My father knew that he could survive in the U.P., no matter how tough the going got. He knew how to lie, cheat and steal his way through lean times and, more importantly, how to stay one step ahead of the authorities. And he had friends and family in the U.P. who enabled him.
Milwaukee has neighborhoods with very similar vibes to them. Even with all hope gone of good factory jobs returning to the city, Milwaukee is still home to those who once worked in the city's factories.
And I will not discount the fact that, like Michigan, Wisconsin does provide for its poor with relatively generous social welfare programs. I am, after all, a welfare child, with six years of Aid to Families with Dependent Children benefits on my resume.
I couldn't have survived my father without it.
Survive my father I did, as did my brothers. And, despite the facts and figures that tell us we, too, should be pricks, we are not. (One of us has his moments, but he's still falling short of our father's standards.)
In summary: My father, someone I least expected to be a prick, was indeed a prick. My brothers, who statistically speaking should be pricks, are not pricks. Hmmm ...
I have to give credit where credit is due. My father taught me that it's wise to judge everyone individually. If you don't, the pricks will blindside you you could wind up married to one! and you'll miss the chance to get to know the genuinely good people all around you.
Think about it: I could have decided early in life to write off (white) men because of my father's behavior, but then I would have missed out on 19 years of marriage to my wonderful hubby.

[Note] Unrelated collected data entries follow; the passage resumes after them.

int lcm_resize_ksize(int in, int out);
long long lcm_resize_table_bytes(int in, int out, int n);
int lcm_resize_tables(int in, int out, int o0, int n, void* host_dst, long long dst_bytes);
int lcm_resize_span(int in, int out, int o0, int n, int* first, int* last);
int lcm_resize_max_span(int in, int out, int o0, int n, int tile);
int lcm_resize_passes(int sw, int sh, int out_w, int out_h);
long long lcm_resize_plan_table_bytes(int sw, int sh, int out_w, int out_h, int w, int h);
int lcm_resize_plan_tables(int sw, int sh, int out_w, int out_h, int x0, int y0, int w, int h, void* host_dst, long long dst_bytes);
long long lcm_resize_ws_bytes(int C, int sw, int sh, int out_w, int out_h, int x0, int y0, int w, int h);
int lcm_resize_lanczos_u8(const void* src, long long src_stride, int C, int sw, int sh, int out_w, int out_h, int x0, int y0, int w,
                          int h, void* dst, long long dst_stride, void* ws, long long ws_bytes, void* stream);

int lcm_latents_pool8(const void* lat, void* out_f16, int B, int h, int w, void* stream);

int lcm_profile_begin(int max_launches);
int lcm_profile_end(char* out, int64_t cap);
int lcm_debug_spin(int usec, void* stream);
int lcm_debug_grid_barrier(int workgroups, int n_barriers, void* state, void* stream);

long long lcm_png_bound(int width, int height, int stripes);
int lcm_png_encode_rgb8(const void* rgb, int width, int height, long long pitch, int stripes, void* out, long long out_cap,
                        long long* out_len);

int lcm_vae_blend_f32(const void* a, int ah, int aw, void* b, int bh, int bw, int B, int extent, int vertical, void* stream);
int lcm_vae_place_tile(const void* tile, int th, int tw, void* out_u8, void* out_f32, int H, int W, int B,
                       int oy, int ox, int ch, int cw, void* stream);

int lcm_axpy_f16(const void* base, const void* delta, float alpha, void* out, int64_t n, void* stream);

int lcm_sr_conv1(const void* rgb, int W, int H, int tile_w, int tile_h, int t0, int ntiles, const void* w1, const void* b1,
                 void* out, void* stream);
int lcm_sr_conv3x3(const void* in, int T, int th, int tw, int cout, const void* w, const void* bias, void* out, void* stream);
int lcm_sr_conv4_shuffle(const void* in, int W, int H, int tile_w, int tile_h, int t0, int ntiles, const void* w4,
                         const void* b4, int r, void* y_out, void* stream);
int lcm_sr_chroma_h(const void* rgb, int W, int H, int r, void* cbcr_h, void* stream);
int lcm_sr_merge(const void* y_plane, const void* cbcr_h, int W, int H, int r, void* rgb_out, void* stream);

long long lcm_jpeg_coef_bytes(int W, int H);
long long lcm_jpeg_bound(int W, int H);
int lcm_jpeg_quant_tables(int quality, uint8_t* out);
int lcm_jpeg_dct_rgb8(const void* rgb, int W, int H, long long pitch, int quality, void* coefs, long long coefs_bytes,
                      void* stream);
int lcm_jpeg_encode_coefs(const void* coefs, int W, int H, int quality, int threads, void* out, long long out_cap,
                          long long* out_len);
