# cbiffle/rtiow-rust

Measured on AMD Instinct MI355X. Metric: Msamples/s (pixels*spp/s), book-1 random-spheres 1200x800, higher is better.
Workload: dtype f32

## Files before the change

include/rtiow_gpu_debug.h:

```cpp
#ifndef RTIOW_GPU_DEBUG_H
#define RTIOW_GPU_DEBUG_H
#include "rtiow_gpu.h"
#ifdef __cplusplus
extern "C" {
#endif

int rtg_debug_box_plan(rtg_builder* b, const rtg_id* world, size_t n, const uint32_t* words, size_t n_records,
                       uint8_t* mask_out, size_t capacity);

#ifdef __cplusplus
}
#endif
#endif
```

rtiow-rust_amd/capi.py:

```python
import ctypes as C
import math
import os
import time

import numpy as np

from . import noise

c_f32p = C.POINTER(C.c_float)
c_u32p = C.POINTER(C.c_uint32)
c_u8p = C.POINTER(C.c_uint8)

INVALID_ID = 0xFFFFFFFF
FLAG_COUNTERS = 1
FLAG_TRACE_KERNEL = 2
FLAG_PARTIAL = 4
FLAG_RESUME = 8
FLAG_SUM_SQUARES = 16
FLAG_SAMPLE_COUNTS = 32
FLAG_RETIRE = 64
RETIRE_MAX_RADIUS = 8
FLAG_DENOISE = 128
DENOISE_MAX_RADIUS = 8
DENOISE_MAX_PATCH = 3
# ... 202 lines not shown
    if be.prefix != "rtg_":
        raise ValueError("%s: %s (prefix %s) does not implement RTG_FLAG_%s" % (_FLAG_OF[part][0], be.path, be.prefix, _FLAG_OF[part][1]))


class Frame:

    def __init__(self, nx, ny, squares=False, counts=False, retire=False, denoise=None, features=None):
        lay = self.layout = FrameLayout(nx, ny, squares, counts, retire, _given(denoise), _given(features))
        self.nx, self.ny, self.squares = nx, ny, lay.squares
        self.buf = np.zeros(lay.words, dtype=np.float32)

        def plane(at, *shape):
            return None if at is None else self.buf[at:at + math.prod(shape)].reshape(shape)

        def block(cls, at):
            return None if at is None else cls.from_buffer(self.buf, at * 4)
        self.planes = plane(0, *((2, ny, nx, 3) if lay.squares else (ny, nx, 3)))
        self.counts = None if lay.counts is None else plane(lay.counts, ny, nx).view(np.uint32)
        self.denoised, self.albedo, self.normal = (plane(at, ny, nx, 3) for at in (lay.denoised, lay.albedo, lay.normal))
        self.depth = plane(lay.depth, ny, nx)
        self.retire, self.denoise, self.features = block(Retire, lay.retire), block(Denoise, lay.denoise), block(Features, lay.features)
        if self.denoise is not None:
            self.set_in(make_denoise(denoise))
        if self.features is not None:
            self.set_in(make_features(features))

    def flags(self):
        return {"squares": self.squares, "counts": self.counts is not None, "retire": self.retire is not None,
                "denoise": self.denoise is not None, "features": self.features is not None}

    def set_in(self, block):
        C.memmove(C.addressof(getattr(self, type(block).__name__.lower())), C.addressof(block), block.OUT_OFFSET)

    def copy_in(self, out=None, counts=None, retire=None):
        if out is not None:
            self.planes[...] = out
        if counts is not None:
            self.counts[...] = counts
        if retire is not None:
            C.memmove(C.addressof(self.retire), C.addressof(retire), C.sizeof(Retire))

    def copy_back(self, out=None, counts=None, retire=None):
        if out is not None:
            out[...] = self.planes
        if counts is not None:
            counts[...] = self.counts
        if retire is not None:
            C.memmove(C.addressof(retire), C.addressof(self.retire), C.sizeof(Retire))


class CountsFrame(Frame):

    def __init__(self, nx, ny, squares=False, retire=False):
        if retire and not squares:
            raise ValueError("a retire frame has two float planes: squares=True")
        super().__init__(nx, ny, squares, True, retire)
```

And who knows what might have happened to my brothers ...
You have nothing to fear but fear itself
Once I shed the fear of my father by getting to know him, I had no fear of people left in me. Fear has been replaced by curiosity and an insatiable sense of adventure.

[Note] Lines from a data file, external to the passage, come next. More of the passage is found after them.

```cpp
PNP_HD int sl_pass(int k) { return (k < 64 || k > 192 || k == 128) ? 0 : 1; }
PNP_HD int sl_slot(int k) {
    if (k < 64) return k;
    if (k == 128) return SL_M;
    if (k > 192) return SL_M + 256 - k;
    if (k < 128) return k - 64;
    return SL_M + 192 - k;
}
constexpr int SL_P4 = 68;
constexpr int SL_M4 = 34;
constexpr int SL_BUF4 = 128 * SL_P4;
PNP_HD int sl_pass4(int k) { return k == 128 ? 0 : k < 128 ? (k >> 5) : ((256 - k) >> 5); }
PNP_HD int sl_slot4(int k) { return k == 128 ? SL_M4 : k < 128 ? (k & 31) : SL_M4 + ((256 - k) & 31); }
constexpr int SL_WAVES = 8, SL_SETS = 4;
constexpr int SL_RES = 32;
PNP_HD int sl_res_index(int r, int t, int q) { return 512 * r + 64 * q + 4 * t; }
constexpr int SL_RES1 = 2;
PNP_HD int sl_res1_index(int u, int rr, int t) { return 2048 * u + 64 * rr + 4 * t; }
#ifndef SLICE_RESIDENT
#define SLICE_RESIDENT 1
#endif
#ifndef SLICE_UNITS_LDS1
#define SLICE_UNITS_LDS1 0x03
#endif
#ifndef SLICE_UNITS_REG
#define SLICE_UNITS_REG 0x03000000
#endif
constexpr int popc8(unsigned m) { int n = 0; for (int i = 0; i < 8; ++i) n += (m >> i) & 1; return n; }
constexpr unsigned sl_units_lds(int set) { return SLICE_RESIDENT == 0 ? 0u : set == 0 ? 0xFFu : (SLICE_RESIDENT == 1 && set == 1) ? (SLICE_UNITS_LDS1 & 0xFFu) : 0u; }
constexpr unsigned sl_units_reg(int set) { return SLICE_RESIDENT == 1 && set < SL_SETS ? ((unsigned)SLICE_UNITS_REG >> (8 * set)) & 0xFFu & ~sl_units_lds(set) : 0u; }
enum { W_HBM = 0, W_LDS = 1, W_REG = 2 };
constexpr int w_home(int set, int q) { return ((sl_units_lds(set) >> q) & 1) ? W_LDS : ((sl_units_reg(set) >> q) & 1) ? W_REG : W_HBM; }
constexpr int sl_reg_slot(int set, int q) {
    int n = 0;
    for (int s = 0; s < set; ++s) n += popc8(sl_units_reg(s));
    return n + (set < SL_SETS ? popc8(sl_units_reg(set) & ((1u << q) - 1)) : 0);
}
constexpr int SL_NREG = sl_reg_slot(SL_SETS, 0);
constexpr int SL_NLDS1 = popc8(sl_units_lds(1));
static_assert(SL_NLDS1 <= SL_RES1, "the second resident region holds SL_RES1 units");

PNP_HD int sl_unit(int set, int wv, int lane) { return 32 * set + 4 * wv + (lane >> 4); }

constexpr size_t YH3_SLICE = 4 * 16 * 8 * 64;
constexpr size_t MH3_SLICE = 4 * 8 * 64;
PNP_HD size_t yh3_index(int slice, int set, int j, int wv, int lane) {
    return (size_t)slice * YH3_SLICE + ((((size_t)set * 8 + wv) * 8 + (j >> 1)) * 64 + lane) * 2 + (j & 1);
}
PNP_HD size_t mh3_index(int slice, int set, int wv, int lane) { return (size_t)slice * MH3_SLICE + (((size_t)set * 8 + wv) * 64 + lane); }

PNP_HD size_t sl_state_index(int row, int n) {
    return (size_t)(row >> 1) * 512 + 64 * (n >> 5) + 4 * (n & 15) + 2 * ((n >> 4) & 1) + (row & 1);
}


}
```

Measured before the change: 11210.

## Shrink LDS exchange buffers to free space for more resident state units

The four-pass kernel now does its per-wave FFT transposes and the x store through float-split (real then imaginary) exchange regions, and runs the inter-phase transposes in two half-passes over a 64-row buffer. This roughly halves the LDS footprint of the scratch buffers. The freed LDS holds more of the per-slice w state as resident units (7 instead of 2 in the second region), so less state travels to and from HBM each iteration. The cost is extra wave syncs and block barriers per transpose, plus scalar rather than vector LDS accesses.

```diff
diff --git a/pnp_admm_cnc_mri_amd/csrc/kernels_slice256.hip b/pnp_admm_cnc_mri_amd/csrc/kernels_slice256.hip
--- a/pnp_admm_cnc_mri_amd/csrc/kernels_slice256.hip
+++ b/pnp_admm_cnc_mri_amd/csrc/kernels_slice256.hip
@@ -53,12 +53,8 @@
 constexpr int SL_YS = SL_BUF + REGION;
 constexpr int SL_LDS = SL_YS + 256 + 32;
 static_assert(SL_WAVES * WREG <= SL_BUF, "wave regions must fit in the buffer they alias");
-constexpr int SL4_XB = SL_WAVES * WREG;
-constexpr int SL4_YS = SL4_XB + REGION;
-constexpr int SL4_RES = SL4_YS + 256 + 32;
 __device__ __forceinline__ int sl_lds_float(int set, int q) { return set == 0 ? sl_res_index(0, 0, q) : sl_res1_index(popc8(sl_units_lds(set) & ((1u << q) - 1)), 0, 0); }
-constexpr int SL4_LDS = SL4_RES + SL_RES * 256 + SL_NLDS1 * 1024;
-static_assert(SL_BUF4 <= SL4_XB && SL4_RES % 2 == 0 && SL4_LDS * 8 <= 160 * 1024, "four-pass LDS map");
+static_assert(REGION * 8 == SL2_TW_BYTES && (256 + 32) * 8 == SL2_YS_BYTES && SL2_END % 8 == 0, "tables of the LDS map");
 template <int PROX> constexpr bool slice_four() { return PROX == 2; }
 template <int PROX> constexpr bool slice_res() { return slice_four<PROX>() && SLICE_RESIDENT; }
 __device__ __forceinline__ void lds_ld4(const float* p, float (&v)[4]) {
@@ -146,7 +142,8 @@
 }
 
 
-template <bool INV>
+typedef __attribute__((address_space(3))) float lds_float;
+template <bool INV, bool SPLIT = false>
 __device__ __forceinline__ void group_fft256(c32 (&ac)[16], const c32* twl, c32* region, int t) {
     typedef float f4 __attribute__((ext_vector_type(4)));
     const f4* tw4 = reinterpret_cast<const f4*>(twl + RP * t);
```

Instead of waiting to be attacked by the pricks of the world, I make it a practice to seek out the good people including those who, statistically speaking, should be pricks but are not. I enjoy finding gems in the rough, so to speak :)
Yes, someone has broken into our garage here in Riverwest. But our neighbor interrupted the thief, and our daughter was able to recover half the stolen stuff a ways down the alley. If we had never moved to Riverwest, we would still own a men's mountain bike, but we wouldn't know our neighbor is utterly trustworthy, either.
Yes, my daughter was once accosted walking home from school, back when we lived on the East Side. But a group of complete strangers came to her aid, defending her from a man easily twice her size. Had we never moved to Milwaukee, she wouldn't have gone through the trauma, but she wouldn't know the kindness of strangers, either.
And, yes, my daughter has dated the son of a confessed Latin King with a felony criminal record. But no harm has come to her; in fact, I suspect she is safer in his house than in ours! If we hadn't enrolled her in Milwaukee Public Schools, she never would have met the boy, but she wouldn't have seen first-hand how far an apple can fall from its tree, either.
If, in the course of my adventures in our new neighborhood, I do run into more genuine pricks, I'm not going to give them any ground in my life. There isn't room; there are too many good people hanging out around me :)
Oh, and no, our cars have not been stolen. Sorry to disappoint!